View Single Post
  #107  
Old June 2nd 04, 09:11 PM
Mary Shafer
external usenet poster
 
Posts: n/a
Default

On Tue, 01 Jun 2004 01:37:57 -0500, Pat Flannery
wrote:

Mary Shafer wrote:

Someone asked about a refueling receptacle back by the tail on the
F-8. First, receptacles are on the forebody, not at the back end.
Secondly, the F-8, being a Navy airplane, has a probe, not a
receptacle. It's on the left side, just below the cockpit, I think.


I think it was a reference to a ground refueling point; but it clearly
is hydraulically related given the writing on the data placard.


It wouldn't be on the top, up at the back. The Crusader is a Navy
airplane, operated off carriers. The Navy doesn't make the mechanics
climb up and stand on the airplane to refuel it, because even super
carriers develop quite a lot of deck motion in high sea states.

We put a flight control computer in that space, after removing the
probe, on our F-8, so I'm going by memory of the dummy probe we
strapped onto the airplane for my PIO suppression filter testing.

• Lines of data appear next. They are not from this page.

# kanster/moped

Hardware: AMD Instinct MI355X
Metric: detections/sec (frames/s) 640x480 ~3k SIFT vs N models (higher is better)
Workload: dtype f32

## Files before the change

### include/moped_hip.h

```cpp
#ifndef MOPED_HIP_H
#define MOPED_HIP_H

#include <stddef.h>
#include <stdint.h>

#ifdef __cplusplus
extern "C" {
#endif

#define MH_DESC_DIM 128
#define MH_MAX_BATCH 32
#define MH_MAX_IMAGES 8
#define MH_MAX_MODELS 8192
#define MH_OK 0
#define MH_ERR_ARG (-1)
#define MH_ERR_HIP (-2)
#define MH_ERR_CAPACITY (-3)
#define MH_ERR_NODEVICE (-4)

typedef struct mh_ctx mh_ctx;


int mh_create(int device, mh_ctx** out);
void mh_destroy(mh_ctx* ctx);
// ... 35 lines not shown
int mh_match_stats(mh_ctx* ctx, int Q, uint32_t stats[4], int reset);
int mh_match_set_mode(mh_ctx* ctx, int mode);
int mh_pose_set_split(mh_ctx* ctx, int on);
int mh_match_launches(mh_ctx* ctx, uint32_t out[3]);
float mh_screen_margin(float qq, float dmax);
int mh_screen_values(mh_ctx* ctx, const float* q_host, int Q, int n_rows, float* out_host, float* dmax, float* spread,
                     int shape );
uint16_t mh_screen_record_value(float top, float thr);
void mh_screen_record_bounds(uint16_t value_bits, uint32_t row0, float tau, float spread, int N, float dmax, float* lo,
                             float* hi);
float mh_screen_pack_value(float v, uint32_t id, int bits);
float mh_screen_pack_pert(float qq, float dmax, int bits);
void mh_screen_sample_bounds(uint16_t value_bits, float tau, float pert, float dmax, float* lo, float* hi);
void mh_screen_launch_plan(int Q, int q_expected, int N, int32_t out[8]);
int mh_match_incomplete(mh_ctx* ctx, uint32_t* count, int reset);
int mh_screen_sample_values(mh_ctx* ctx, const float* q_host, int Q, const int32_t* row0_host, float* out_host);
int mh_match_query_candidates(mh_ctx* ctx, int Q, uint32_t* out);

int mh_match_local_dev(mh_ctx* ctx, const float* qn_dev, const float* qnorm_dev, int Q,
                       int32_t* idx1_dev, float* d1_dev, float* d2_dev);
int mh_match_local_counted_dev(mh_ctx* ctx, const float* qn_dev, const float* qnorm_dev, int Q,
                               const int32_t* q_count_dev, int q_expected, int32_t* idx1_dev, float* d1_dev,
                               float* d2_dev);
int mh_match_merge_dev(mh_ctx* ctx, const int32_t* idx1_s_dev, const float* d1_s_dev,
                       const float* d2_s_dev, int n_shards, int Q,
                       int32_t* idx1_dev, float* d1_dev, float* d2_dev);
int mh_normalize_dev(mh_ctx* ctx, float* q_dev, float* qnorm_dev, int Q);


int mh_meanshift(mh_ctx* ctx, const float* pts_host, int n, int dim, float radius,
// ... 387 lines not shown
```

### moped_amd/capi.py

```python
from __future__ import annotations

import ctypes as C
import os

import numpy as np

_HERE = os.path.dirname(os.path.abspath(__file__))
LIB_PATH = os.environ.get("MH_LIB_PATH") or os.path.join(_HERE, "libmoped_hip.so")

MH_OK = 0
MH_ERR_CAPACITY = -3


class MhError(RuntimeError):
    pass


class mh_corr(C.Structure):
    _fields_ = [("u", C.c_float), ("v", C.c_float), ("x", C.c_float), ("y", C.c_float), ("z", C.c_float)]


class mh_cam(C.Structure):
    _fields_ = [("K", C.c_float * 4), ("cam", C.c_float * 7)]

# ... 113 lines not shown
    "mh_db_upload_raw", "mh_db_share", "mh_match_stats", "mh_match_set_mode", "mh_match_launches", "mh_pose_set_split", "mh_frame_fetch_match_points", "mh_screen_margin", "mh_frame_counters", "mh_match_timing", "mh_frame_set_images", "mh_filter_images",
    "mh_pose_ransac_images",
    "mh_comm_unique_id", "mh_comm_create", "mh_comm_create_all", "mh_comm_create_host", "mh_comm_destroy", "mh_comm_info",
    "mh_frame_enqueue_sharded", "mh_frame_enqueue_sharded_batch", "mh_frame_enqueue_sharded_all",
    "mh_frame_previous_objects", "mh_frame_gather_objects", "mh_frame_enqueue_batch", "mh_frame_set_depth_image_batch",
    "mh_pose_kernel_info", "mh_db_upload_blocks", "mh_frame_fetch_matches_slot", "mh_frame_fetch_match_reps_slot",
    "mh_screen_values", "mh_screen_record_value", "mh_screen_record_bounds", "mh_reserve_batch", "mh_frame_run_host",
    "mh_frame_block_stride", "mh_frame_fetch_batch_async", "mh_frame_fetch_previous_async", "mh_frame_fetch_wait",
    "mh_frame_fetch_query", "mh_host_alloc", "mh_host_free", "mh_frame_run_host_begin", "mh_frame_wait_descriptors",
    "mh_step_match", "mh_step_match_fetch", "mh_step_cluster", "mh_step_pose", "mh_step_filter",
    "mh_set_linkage_scratch_limit",
    "mh_undistort_map", "mh_undistort", "mh_undistort_dev", "mh_frame_set_undistort",
    "mh_sift_extract_batch_dev", "mh_sift_debug_plan", "mh_sift_debug_level", "mh_sift_debug_candidates",
    "mh_sift_debug_keys", "mh_sift_debug_blur",
    "mh_screen_pack_value", "mh_screen_pack_pert", "mh_screen_sample_bounds", "mh_screen_launch_plan", "mh_match_incomplete",
    "mh_screen_sample_values", "mh_match_query_candidates",
    "mh_frame_enqueue_images", "mh_frame_enqueue_images_batch", "mh_frame_set_undistort_images", "mh_frame_image_counts",
    "mh_frame_features_image_dev",
    "mh_filter_depth_set_points", "mh_filter_depth", "mh_frame_set_filter_depth",
    "mh_frame_route", "mh_filter_depth_debug_form",
    "mh_depth_filter", "mh_depth_prop", "mh_frame_run_kinect_host",
    "mh_linkage_debug_matrix", "mh_linkage_debug_agglomerate", "mh_frame_debug_fetch_clusters_slot",
    "mh_planar_rows_dev", "mh_planar_rows_batch_dev", "mh_db_splice_image", "mh_db_splice_images",
    "mh_models_add_rows", "mh_models_write_xml",
]
COMM_ID_BYTES = 128
EX2_OBJECTS = 62
ALLGATHER_FN = C.CFUNCTYPE(C.c_int, C.c_void_p, C.c_void_p, C.c_void_p, C.c_size_t)

DIM = 128
DB_INSERT, DB_REPLACE, DB_REMOVE = 0, 1, 2
# ... 174 lines not shown
    L.mh_screen_record_bounds.argtypes = [C.c_uint16, C.c_uint32, f32, f32, i32, f32, C.POINTER(f32), C.POINTER(f32)]
    L.mh_screen_record_bounds.restype = None
    if hasattr(L, "mh_screen_pack_value"):
        L.mh_screen_pack_value.argtypes = [f32, C.c_uint32, i32]
        L.mh_screen_pack_value.restype = f32
        L.mh_screen_pack_pert.argtypes = [f32, f32, i32]
        L.mh_screen_pack_pert.restype = f32
        L.mh_screen_sample_bounds.argtypes = [C.c_uint16, f32, f32, f32, C.POINTER(f32), C.POINTER(f32)]
        L.mh_screen_sample_bounds.restype = None
        L.mh_screen_launch_plan.argtypes = [i32, i32, i32, vp]
        L.mh_screen_launch_plan.restype = None
        L.mh_match_incomplete.argtypes = [vp, C.POINTER(C.c_uint32), i32]
    if hasattr(L, "mh_screen_sample_values"):
        L.mh_screen_sample_values.argtypes = [vp, vp, i32, vp, vp]
        L.mh_match_query_candidates.argtypes = [vp, i32, vp]
    L.mh_db_upload_blocks.argtypes = [vp, vp, vp, vp, i32, i32, vp, vp, i32, i32]
    L.mh_frame_block_stride.argtypes = [i32]
    L.mh_frame_block_stride.restype = C.c_size_t
    L.mh_frame_fetch_batch_async.argtypes = [vp, i32, i32, vp, C.c_uint32]
    L.mh_frame_fetch_previous_async.argtypes = [vp, i32, vp, C.c_uint32]
    L.mh_frame_fetch_wait.argtypes = [vp, C.POINTER(C.c_int32)]
    L.mh_host_alloc.argtypes = [vp, C.c_size_t, C.POINTER(vp)]
    L.mh_host_free.argtypes = [vp, vp]
    L.mh_frame_wait_descriptors.argtypes = [vp]
    if hasattr(L, "mh_step_match"):
        L.mh_set_linkage_scratch_limit.argtypes = [vp, C.c_size_t]
        L.mh_step_match.argtypes = [vp, vp, vp, i32, C.POINTER(mh_cam), f32, i32]
        L.mh_step_match_fetch.argtypes = [vp, vp, vp, vp, i32, C.POINTER(C.c_int32)]
        L.mh_step_cluster.argtypes = [vp, f32, f32, i32, i32, vp, vp, vp, i32, i32, C.POINTER(C.c_int32)]
        L.mh_step_pose.argtypes = [vp, i32, C.POINTER(mh_pose_params), C.c_uint64, vp, i32, C.POINTER(C.c_int32)]
# ... 429 lines not shown
        st = np.zeros(4, np.uint32)
        self._ck(self.L.mh_match_stats(self.h, int(Q), _ptr(st), int(reset)), "mh_match_stats")
        return {"candidates": int(st[0]), "brute_force_queries": int(st[1]), "queries": int(st[2]),
                "two_stage": bool(st[3])}

    def match_query_candidates(self, Q):
        out = np.zeros(int(Q), np.uint32)
        self._ck(self.L.mh_match_query_candidates(self.h, int(Q), _ptr(out)), "mh_match_query_candidates")
        return out

    def match_incomplete(self, reset=False) -> int:
        n = C.c_uint32(0)
        self._ck(self.L.mh_match_incomplete(self.h, C.byref(n), int(reset)), "mh_match_incomplete")
        return int(n.value)

    def normalize(self, desc):
        d = np.ascontiguousarray(desc, np.float32).copy()
        self._ck(self.L.mh_normalize(self.h, _ptr(d), d.shape[0]), "mh_normalize")
        return d

    def match(self, q, ratio=0.8):
        q = np.ascontiguousarray(q, np.float32)
        Q = q.shape[0]
        acc = np.full(Q, -1, np.int32)
        raw = np.full(Q, -1, np.int32)
        d1 = np.zeros(Q, np.float32)
        d2 = np.zeros(Q, np.float32)
        self._ck(self.L.mh_match(self.h, _ptr(q), Q, ratio, _ptr(acc), _ptr(raw), _ptr(d1), _ptr(d2)), "mh_match")
        return acc, raw, d1, d2
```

Ever see the cool looking supercritical wing test F8? Or is this the one
you are referring to?


Naturally. It's parked on a concrete pad right beside my F-8, which
was the Digital Fly-By-Wire. They're both F-8Cs that we got from the
Navy. In fact, we asked for an F-8 for the supercritical wing.

We also had some plans to put a skew wing on the F-8 DFBW, jointly
with the Navy. Because all you have to do is disengage the jack screw
at the front of the wing and remove the pin from the hinge at the back
to lift the entire wing structure right off, the F-8 is a natural for
putting new wings onto. Using the DFBW would have let us use a flight
control system that greatly reduced the cross-axis effects (pitch
maneuvers causing roll and yaw movements and vice versa).

This would have been a transonic airplane and the major advantage of
the skew wing would have been the reduction in spotting factor. The
skew wing spotting factor would have been 0.7, while a regular F-8 had
a spotting factor of 1.3 (I think the A-4 was still the standard,
although it may have been the A-7). That's a substantial reduction,
one that the Navy would really like to see. But Dryden and the piece
of the Navy advocating this couldn't get approval at the higher levels
of our respective agencies, so we never did it.